Corona / Die Verfolgung von Infektionsketten läuft in Luxemburg (fast) reibungslos
Durch Kontaktverfolgung sollen Menschen, die sich mit Corona angesteckt haben, ermittelt werden; auf diese Weise soll eine Ausbreitung der Krankheit verhindert werden. Als es in der Stadt Göttingen in Deutschland zu einem Ausbruch in einem Hochhaus kam, hatten die Behörden Mühe, alle Bewohner dazu zu bewegen, sich testen zu lassen. Von solchen Erfahrungen ist man in Luxemburg weit entfernt. Die Menschen kooperieren vorbildlich, wie die Leiterin der Tracing-Einheit des Sanitäramtes, Laetitia Huiart, gegenüber dem Tageblatt berichtet. Sie appelliert an die Menschen, jetzt nicht unvorsichtig zu werden.
Auf Baustellen wird wieder gearbeitet. In Schulen wird wieder unterrichtet. Restaurants haben wieder auf. Nach und nach erwacht Luxemburg aus seinem Dornröschenschlaf. Damit es kein böses Erwachen gibt, werden immer noch Regeln eingehalten. Die Konzerthallen bleiben leer. Hände werden nicht geschüttelt. Eingekauft wird nur mit Mundschutz.
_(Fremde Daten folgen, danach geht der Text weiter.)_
int launch_block_chain(const Buffers& B, const BlockRing& R, int n, int m, int nb, int half, int old_half, int n_old,
                        int b_from_tableau, int seq, int dantzig, int wgs, int fences, bool trace, LpxCtl* host_snap,
                        hipStream_t s, const MgPeers* mg, hipEvent_t stop) {
  const int64_t work = std::max<int64_t>(m, B.ld);
  int G = wgs > 0 ? wgs : (int)std::min<int64_t>(64, std::max<int64_t>(1, (work + 511) / 512));
  G = std::max(1, std::min(G, kChainMaxWgs));
#ifdef LPX_WITH_VARIANTS
  const bool form2 = B.chain_form == 1 && (mg == nullptr || !mg->onehop);
#else
  const bool form2 = mg == nullptr || (B.chain_form == 1 && !mg->onehop);
#endif
  if (form2 && mg == nullptr) {
    const int64_t rows_wgs = (m + kChain2Threads - 1) / kChain2Threads;
    const int64_t cols_wgs = (std::max<int64_t>(B.ld - 256, 0) + kChain2Threads - 1) / kChain2Threads + 1;
    G = (int)std::max<int64_t>(1, std::min<int64_t>(G, std::max(rows_wgs, cols_wgs)));
  }
  const int64_t K = kBlockMax;
  const bool wide = nb > 32 || n_old > 32;
  const bool wide128 = nb > 64 || n_old > 64;
  ChainArgs P{};
  P.A = B.A; P.b = B.b; P.ld = B.ld; P.mp = R.mp; P.n = n; P.m = m;
  P.c = B.c; P.perm = B.perm; P.ctl = B.ctl;
  const int64_t ho = half * K, oo = old_half * K;
  P.prow = R.prow + ho * B.ld; P.col = R.col + ho * R.mp; P.col0 = R.col0 + ho * R.mp; P.row0 = R.row0 + ho * B.ld;
  P.own_col = R.chain_own_col + ho * R.mp; P.own_prow = R.chain_own_prow + ho * B.ld;
  P.own_dvc = R.chain_own_dvc + ho * R.mp; P.up = R.up + ho;
  P.prow_o = R.prow + oo * B.ld; P.col_o = R.col + oo * R.mp;
  P.own_col_o = R.chain_own_col + oo * R.mp; P.own_prow_o = R.chain_own_prow + oo * B.ld;
  P.own_dvc_o = R.chain_own_dvc + oo * R.mp; P.up_o = R.up + oo;
  P.n_old = n_old; P.own_b = R.chain_own_b; P.b_from_tableau = b_from_tableau; P.nb = nb;
  P.own_rs_a = R.chain_own_rs; P.own_rs_b = R.chain_own_rs + R.mp;
  P.partA = reinterpret_cast<ChainPart*>(R.chain_part_a); P.partB = reinterpret_cast<RatioRow*>(R.chain_part_b);
  P.bar = R.chain_bar + 32 * (seq & 1); P.bar_next = R.chain_bar + 32 * ((seq + 1) & 1);
  P.hand = reinterpret_cast<unsigned long long*>(R.chain_bar + 64);
  P.hand_base = (unsigned)(seq + 1) * (unsigned)kBlockMax;
  P.dantzig = dantzig; P.fences = fences; P.host_snap = host_snap; P.dbg = trace ? R.chain_dbg : nullptr;
  P.spin_max = (mg && mg->spin_max) ? mg->spin_max : (1u << 22);
#ifdef LPX_DIAG_BUILD
  static const int chain_diag = getenv("LPX_CHAIN_DIAG") ? atoi(getenv("LPX_CHAIN_DIAG")) : 0;
  P.diag = chain_diag;
#endif
  P.census = R.census;
  if (mg) {
    P.shard_row0 = mg->row0; P.m_global = mg->m_global; P.n_dev = mg->n_dev; P.dev = mg->dev;
    P.mail_slot0 = mg->mail_slot0;
    P.onehop = mg->onehop;
    for (int d = 0; d < mg->n_dev && d < kMaxDevices; ++d) {
      P.mail_peer[d] = reinterpret_cast<MgMail*>(mg->mail[d]);
      P.prow_peer[d] = mg->prow[d] + ho * B.ld;
      P.arrive_peer[d] = mg->arrive[d];
      P.candrow_peer[d] = mg->candrow[d];
      P.arrive2_peer[d] = mg->arrive2[d];
    }
    if (form2) {
      if (wide) LPX_LAUNCH_STOP((k_block_chain2_t<64, kChain2Threads, true>), dim3(G), dim3(kChain2Threads), s, stop, P);
      else LPX_LAUNCH_STOP((k_block_chain2_t<32, kChain2Threads, true>), dim3(G), dim3(kChain2Threads), s, stop, P);
    } else LPX_LAUNCH_STOP((k_block_chain_t<true, 32>), dim3(G), dim3(256), s, stop, P);
  } else if (form2) {
    P.m_global = m; P.n_dev = 1;
#ifdef LPX_CHAIN2_ONE_XCD
    G = std::min(G, 32);
    if (wide128) hipLaunchKernelGGL((k_block_decide128<kChain2Threads>), dim3(8 * G), dim3(kChain2Threads), 0, s, P);
    else if (wide) hipLaunchKernelGGL((k_block_chain2_t<64, kChain2Threads, false>), dim3(8 * G), dim3(kChain2Threads), 0, s, P);
    else hipLaunchKernelGGL((k_block_chain2_t<32, kChain2Threads, false>), dim3(8 * G), dim3(kChain2Threads), 0, s, P);
    if (stop) (void)hipEventRecord(stop, s);
#else
    if (wide128) LPX_LAUNCH_STOP((k_block_decide128<kChain2Threads>), dim3(G), dim3(kChain2Threads), s, stop, P);
    else if (wide) LPX_LAUNCH_STOP((k_block_chain2_t<64, kChain2Threads, false>), dim3(G), dim3(kChain2Threads), s, stop, P);
    else LPX_LAUNCH_STOP((k_block_chain2_t<32, kChain2Threads, false>), dim3(G), dim3(kChain2Threads), s, stop, P);
#endif
  } else {
#ifdef LPX_WITH_VARIANTS
    P.m_global = m; P.n_dev = 1;
    if (wide) LPX_LAUNCH_STOP((k_block_chain_t<false, 64>), dim3(G), dim3(256), s, stop, P);
    else LPX_LAUNCH_STOP((k_block_chain_t<false, 32>), dim3(G), dim3(256), s, stop, P);
#else
    if (stop) (void)hipEventRecord(stop, s);
#endif
  }
  return G;
}

int64_t sweep_ticket_slots(int64_t ld) { return kSweep128Ranges * std::max<int64_t>(ld / 64, 4) + 4; }
unsigned* sweep_fail_word(const BlockRing& R, int64_t ld) {
#ifdef LPX_WITH_VARIANTS
  (void)ld;
  return R.sweep_fail;
#else
  (void)R; (void)ld;
  return nullptr;
#endif
}

void preload_block_kernels(const Buffers& B, const BlockRing& R, hipStream_t s) {
  static std::atomic<unsigned> done{0};
  int dev = 0;
  if (hipGetDevice(&dev) != hipSuccess || dev < 0 || dev >= 32) return;
  if (done.fetch_or(1u << dev) & (1u << dev)) return;
  double* const A = B.A;
  const int64_t ld = B.ld;
  unsigned* const no_census = nullptr;
#define LPX_EACH_NT_OOP(X) X(true, true) X(true, false) X(false, true) X(false, false)
#define LPX_PRE_TILES(K_, NT_, OOP_) \
  hipLaunchKernelGGL((k_update_tiles<K_, NT_, OOP_>), dim3(1), dim3(256), 0, s, A, A, ld, 0, R.prow, R.col, R.mp, R.up, 0, 16, 1, no_census);
#define LPX_PRE_T2(NT_, OOP_) LPX_PRE_TILES(2, NT_, OOP_)
#define LPX_PRE_T4(NT_, OOP_) LPX_PRE_TILES(4, NT_, OOP_)
#define LPX_PRE_T8(NT_, OOP_) LPX_PRE_TILES(8, NT_, OOP_)
#define LPX_PRE_T16(NT_, OOP_) LPX_PRE_TILES(16, NT_, OOP_)
#define LPX_PRE_T32(NT_, OOP_) LPX_PRE_TILES(32, NT_, OOP_)
#define LPX_PRE_MULTI(NT_, OOP_) \
  hipLaunchKernelGGL((k_update_multi<32, NT_, OOP_>), dim3(1), dim3(256), 0, s, A, A, ld, 0, R.prow, R.col, R.mp, R.up, 0, 64, 1, no_census, 0, 0);
#define LPX_PRE_STEADY(NT_, OOP_) \
  hipLaunchKernelGGL((k_sweep32_steady<NT_, OOP_>), dim3(1), dim3(256), 0, s, A, A, ld, 0, R.prow, R.col, R.mp, R.up, 0, 48, 1);
#define LPX_PRE_PIPE(NT_, OOP_) \
  hipLaunchKernelGGL((k_sweep64_pipe<NT_, OOP_>), dim3(1), dim3(512), 0, s, A, A, ld, 0, R.prow, R.col, R.mp, R.up, 0, 48, 1);
#define LPX_PRE_DMA(NT_, OOP_) \
  hipLaunchKernelGGL((k_sweep32_dma<NT_, OOP_>), dim3(1), dim3(256), 0, s, A, A, ld, 0, R.prow, R.col, R.mp, R.up, 0, 2, 1, 1, R.zeros, 0);
  LPX_EACH_NT_OOP(LPX_PRE_T2) LPX_EACH_NT_OOP(LPX_PRE_T4) LPX_EACH_NT_OOP(LPX_PRE_T8) LPX_EACH_NT_OOP(LPX_PRE_T16)
  LPX_EACH_NT_OOP(LPX_PRE_T32) LPX_EACH_NT_OOP(LPX_PRE_MULTI)
#ifdef LPX_WITH_VARIANTS
  LPX_EACH_NT_OOP(LPX_PRE_STEADY) LPX_EACH_NT_OOP(LPX_PRE_PIPE) LPX_EACH_NT_OOP(LPX_PRE_DMA)
#endif
#define LPX_PRE_PULL(NT_, OOP_) \
  hipLaunchKernelGGL((k_sweep32_pull<NT_, OOP_>), dim3(1), dim3(256), 0, s, A, A, ld, 0, R.prow, R.col, R.mp, R.up, 0, 1, R.col_packed, R.tickets, (long long*)nullptr);
  if (R.tickets && R.col_packed) {
    LPX_EACH_NT_OOP(LPX_PRE_PULL)
    hipLaunchKernelGGL(k_pack_multipliers<32>, dim3(1), dim3(256), 0, s, R.col, R.mp, R.up, 0, 0, R.col_packed, R.tickets, 0, (long long*)nullptr);
    hipLaunchKernelGGL(k_pack_multipliers<64>, dim3(1), dim3(256), 0, s, R.col, R.mp, R.up, 0, 0, R.col_packed, R.tickets, 0, (long long*)nullptr);
#ifdef LPX_WITH_VARIANTS
#define LPX_PRE_PULL64(NT_, OOP_) \
    hipLaunchKernelGGL((k_sweep64_pull<NT_, OOP_>), dim3(1), dim3(256), 0, s, A, A, ld, 0, R.prow, R.up, 0, 1, R.col_packed, R.tickets, (sweep_fail_word)(R, ld));
    LPX_EACH_NT_OOP(LPX_PRE_PULL64)
#undef LPX_PRE_PULL64
#endif
#define LPX_PRE_ONE64(NT_, OOP_) \
    hipLaunchKernelGGL((k_sweep64_one<NT_, OOP_>), dim3(1), dim3(256), 0, s, A, A, ld, 0, R.prow, R.up, 0, 1, R.col_packed, R.tickets, (long long*)nullptr);
    LPX_EACH_NT_OOP(LPX_PRE_ONE64)
#undef LPX_PRE_ONE64
#if LPX_FUSED
    hipLaunchKernelGGL(k_pack_multipliers_mfma, dim3(1), dim3(256), 0, s, R.col, R.mp, R.up, 0, 0, R.col_packed, R.tickets, 0, (long long*)nullptr, 0);
#ifdef LPX_WITH_VARIANTS
#define LPX_PRE_MFMA64(NT_, OOP_) \
    hipLaunchKernelGGL((k_sweep64_mfma<NT_, OOP_>), dim3(1), dim3(256), 0, s, A, A, ld, 0, R.prow, R.up, 0, 1, R.col_packed, R.tickets);
    LPX_EACH_NT_OOP(LPX_PRE_MFMA64)
#undef LPX_PRE_MFMA64
#endif
#define LPX_PRE_MFMA642(NT_, OOP_) \
    hipLaunchKernelGGL((k_sweep64_mfma2<NT_, OOP_>), dim3(1), dim3(256), 0, s, A, A, ld, 0, R.prow, R.up, 0, 1, R.col_packed, R.tickets, 33, (long long*)nullptr);
    LPX_EACH_NT_OOP(LPX_PRE_MFMA642)
#undef LPX_PRE_MFMA642
    hipLaunchKernelGGL(k_pack_multipliers_mfma128, dim3(1), dim3(256), 0, s, R.col, R.mp, R.up, 0, 0, R.col_packed, R.tickets, 0, (long long*)nullptr);
#define LPX_PRE_MFMA128(NT_, OOP_) \
    hipLaunchKernelGGL((k_sweep128_mfma<NT_, OOP_>), dim3(1), dim3(256), 0, s, A, A, ld, 0, R.prow, R.up, 0, 0, R.col_packed, R.tickets, 1);
    LPX_EACH_NT_OOP(LPX_PRE_MFMA128)
#undef LPX_PRE_MFMA128
#endif
  }
#undef LPX_PRE_PULL
#undef LPX_PRE_DMA
#undef LPX_PRE_PIPE
#undef LPX_PRE_STEADY
#undef LPX_PRE_MULTI
#undef LPX_PRE_T32
#undef LPX_PRE_T16
#undef LPX_PRE_T8
#undef LPX_PRE_T4
#undef LPX_PRE_T2
#undef LPX_PRE_TILES
#undef LPX_EACH_NT_OOP
  hipLaunchKernelGGL(k_block_fixup, dim3(1, 1, 3), dim3(256), 0, s, A, ld, 0, 0, 0, B.b, R.prow, R.col, R.col0, R.row0,
                     R.mp, R.up, 0, B.b, (long long*)nullptr, (double*)nullptr, (double*)nullptr);
  hipLaunchKernelGGL(k_block_fixup_scatter, dim3(1, 1, 2), dim3(256), 0, s, A, ld, 0, 0, (const double*)nullptr, (const double*)nullptr,
                     R.mp, R.up, 0, (long long*)nullptr);
  ChainArgs P{};
  P.ctl = B.ctl; P.up = R.up; P.nb = 0;
  P.bar = R.chain_bar; P.bar_next = R.chain_bar + 32;
  P.spin_max = 1u << 22;
#ifdef LPX_WITH_VARIANTS
  hipLaunchKernelGGL((k_block_chain_t<false, 32>), dim3(1), dim3(256), 0, s, P);
  hipLaunchKernelGGL((k_block_chain_t<false, 64>), dim3(1), dim3(256), 0, s, P);
#endif
  hipLaunchKernelGGL((k_block_chain_t<true, 32>), dim3(1), dim3(256), 0, s, P);
  hipLaunchKernelGGL((k_block_chain2_t<32, kChain2Threads, false>), dim3(1), dim3(kChain2Threads), 0, s, P);
  hipLaunchKernelGGL((k_block_chain2_t<64, kChain2Threads, false>), dim3(1), dim3(kChain2Threads), 0, s, P);
  hipLaunchKernelGGL((k_block_chain2_t<32, kChain2Threads, true>), dim3(1), dim3(kChain2Threads), 0, s, P);
  hipLaunchKernelGGL((k_block_decide128<kChain2Threads>), dim3(1), dim3(kChain2Threads), 0, s, P);
  (void)hipGetLastError();
}

int chain_blocks_per_cu() {
  int nb = 0;
  int nw = 0;
  int n2 = 0, n3 = 0;
  if (hipOccupancyMaxActiveBlocksPerMultiprocessor(&nb, (k_block_chain_t<true, 32>), 256, 0) != hipSuccess ||
      hipOccupancyMaxActiveBlocksPerMultiprocessor(&nw, (k_block_chain2_t<32, kChain2Threads, false>), kChain2Threads, 0) != hipSuccess ||
      hipOccupancyMaxActiveBlocksPerMultiprocessor(&n2, (k_block_chain2_t<64, kChain2Threads, true>), kChain2Threads, 0) != hipSuccess ||
      hipOccupancyMaxActiveBlocksPerMultiprocessor(&n3, (k_block_decide128<kChain2Threads>), kChain2Threads, 0) != hipSuccess) {
    (void)hipGetLastError();
    nb = nw = n2 = n3 = 1;
  }
  return std::max(1, std::min(std::min(nb, nw), std::min(n2, n3)));
}

template <int K>
static void launch_sweep_tiles(const Buffers& B, const BlockRing& R, int m_local, int kmax, int rows_per_tile, bool nt,
                               const double* A_src, hipStream_t s) {
  const int nstrips = (int)((B.ld + 511) / 512);
  const int ntiles = (m_local + rows_per_tile - 1) / rows_per_tile;
  const dim3 grid(nstrips * ntiles), block(256);
#define LPX_LAUNCH_SWEEP(NT_, OOP_)                                                                              \
  hipLaunchKernelGGL((k_update_tiles<K, NT_, OOP_>), grid, block, 0, s, B.A, A_src, B.ld, m_local, R.prow, R.col, \
                     R.mp, R.up, kmax, rows_per_tile, nstrips, R.census ? R.census + kChainMaxWgs : nullptr)
  if (A_src) { if (nt) LPX_LAUNCH_SWEEP(true, true); else LPX_LAUNCH_SWEEP(false, true); }
  else { if (nt) LPX_LAUNCH_SWEEP(true, false); else LPX_LAUNCH_SWEEP(false, false); }
#undef LPX_LAUNCH_SWEEP
}

template <int K>
static void launch_sweep_k(const Buffers& B, const BlockRing& R, int m_local, int kmax, int rows_per_wg, bool nt,
                           const double* A_src, hipStream_t s, int complement = 0, int slot0 = 0) {
  const int nstrips = (int)((B.ld + 511) / 512);
  const int ngroups = (m_local + rows_per_wg - 1) / rows_per_wg;
  const dim3 grid(nstrips * ngroups), block(256);
#define LPX_LAUNCH_SWEEP(NT_, OOP_)                                                                              \
  hipLaunchKernelGGL((k_update_multi<K, NT_, OOP_>), grid, block, 0, s, B.A, A_src, B.ld, m_local, R.prow, R.col, \
                     R.mp, R.up, kmax, rows_per_wg, nstrips, R.census ? R.census + kChainMaxWgs : nullptr, complement, \
                     slot0)
  if (A_src) { if (nt) LPX_LAUNCH_SWEEP(true, true); else LPX_LAUNCH_SWEEP(false, true); }
  else { if (nt) LPX_LAUNCH_SWEEP(true, false); else LPX_LAUNCH_SWEEP(false, false); }
#undef LPX_LAUNCH_SWEEP
}

static hipStream_t pack_stream(const FixSide* side, hipStream_t s) { return (side && side->stream && side->packed) ? side->stream : s; }
static hipEvent_t pack_stop(const FixSide* side) { return (side && side->stream && side->packed) ? side->packed : nullptr; }
static void pack_done(const FixSide* side, hipStream_t s) {
  if (pack_stop(side)) (void)hipStreamWaitEvent(s, side->packed, 0);
}

static void launch_sweep_pull(const Buffers& B, const BlockRing& R, int m_local, int kmax, bool nt, const double* A_src,
                              hipStream_t s, int slots = 512, const FixSide* side = nullptr, hipEvent_t t0 = nullptr,
                              hipEvent_t t1 = nullptr) {
  const int nstrips_full = (int)(B.ld / 512);
  const int nbt = m_local / 4;
  const int G = std::max(1, std::min(nbt, slots / std::max(1, nstrips_full)));
  LPX_LAUNCH_STOP(k_pack_multipliers<32>, dim3((nbt + 7) / 8), dim3(256), pack_stream(side, s), pack_stop(side), R.col, R.mp, R.up, kmax, nbt, R.col_packed,
                     R.tickets, nstrips_full * 4, (long long*)nullptr);
  pack_done(side, s);
  const dim3 grid(nstrips_full * G), block(256);
#define LPX_LAUNCH_PULL(NT_, OOP_)                                                                                \
  LPX_LAUNCH_TIMED((k_sweep32_pull<NT_, OOP_>), grid, block, s, t0, t1, B.A, A_src, B.ld, m_local, R.prow, R.col, R.mp, \
                   R.up, kmax, nstrips_full, R.col_packed, R.tickets, R.clk)
  if (A_src) { if (nt) LPX_LAUNCH_PULL(true, true); else LPX_LAUNCH_PULL(false, true); }
  else { if (nt) LPX_LAUNCH_PULL(true, false); else LPX_LAUNCH_PULL(false, false); }
#undef LPX_LAUNCH_PULL
}

static void launch_sweep64_one(const Buffers& B, const BlockRing& R, int m_local, int kmax, bool nt, const double* A_src,
                               hipStream_t s, int slots = 512, const FixSide* side = nullptr, hipEvent_t t0 = nullptr,
                               hipEvent_t t1 = nullptr) {
  const int nstrips_full = (int)(B.ld / 512);
  const int ngroups = nstrips_full * 2;
  const int nbt = m_local / 4;
  const int G = std::max(1, std::min(nbt, slots / std::max(1, ngroups)));
  LPX_LAUNCH_STOP(k_pack_multipliers<64>, dim3((nbt + 3) / 4), dim3(256), pack_stream(side, s), pack_stop(side), R.col, R.mp, R.up, kmax, nbt, R.col_packed,
                     R.tickets, nstrips_full * 8, (long long*)nullptr);
  pack_done(side, s);
  const dim3 grid(ngroups * G), block(256);
#define LPX_LAUNCH_ONE64(NT_, OOP_)                                                                               \
  LPX_LAUNCH_TIMED((k_sweep64_one<NT_, OOP_>), grid, block, s, t0, t1, B.A, A_src, B.ld, m_local, R.prow, R.up, kmax, \
                   nstrips_full, R.col_packed, R.tickets, R.clk)
  if (A_src) { if (nt) LPX_LAUNCH_ONE64(true, true); else LPX_LAUNCH_ONE64(false, true); }
  else { if (nt) LPX_LAUNCH_ONE64(true, false); else LPX_LAUNCH_ONE64(false, false); }
#undef LPX_LAUNCH_ONE64
}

Dass es nicht zu einer zweiten Welle kommt, dafür sorgt auch die Tracing-Einheit des Sanitäramtes. In Detektivarbeit geht sie Infektionsketten nach, ermittelt Menschen, die möglicherweise infiziert sind, damit diese untersucht werden können und im Fall der Fälle Vorsichtsmaßnahmen treffen können, um andere Menschen zu schützen.
Bei rund einem Viertel der täglich gemeldeten Neuansteckungen handelt es sich um Kontaktpersonen, die von der Tracing-Einheit ermittelt worden sind. Es handelt sich also um Personen, die sich bei einer den Behörden bekannten Person angesteckt haben. Zum Zeitpunkt ihres Tests waren diese Personen oft schon in Quarantäne.
Starke Mitarbeit in Luxemburg
Laetitia Huiart leitet die Abteilung für Kontaktverfolgung in Luxemburg. Sie äußert sich positiv über die Mitarbeit der Bevölkerung in Luxemburg. Manchmal brauche es ein wenig Überzeugungskraft, aber sie habe den Eindruck, dass die betroffen Menschen sehr gut kooperieren. Es komme nur sehr selten vor, sagt sie, dass jemand sich verweigert. Im Gegenteil: Die meisten Menschen seien sogar damit einverstanden, dass ihr Name genannt wird (und sie nicht anonym bleiben), wenn Kontaktpersonen angerufen werden, die sich möglicherweise bei ihnen angesteckt haben.
Derzeit behandelt die Abteilung einige wenige Fälle am Tag. Drei Personen stehen bereit, um mit den Erkrankten zu sprechen. Ein Team aus fünf bis sechs Personen steht immer bereit, um die Personen, die sich angesteckt haben könnten, anzurufen. Im Notfall kann das Team allerdings schnell aufgestockt werden. 100 Posten und eine Liste mit Personen, die herangezogen werden können, stehen der Abteilung dafür zur Verfügung.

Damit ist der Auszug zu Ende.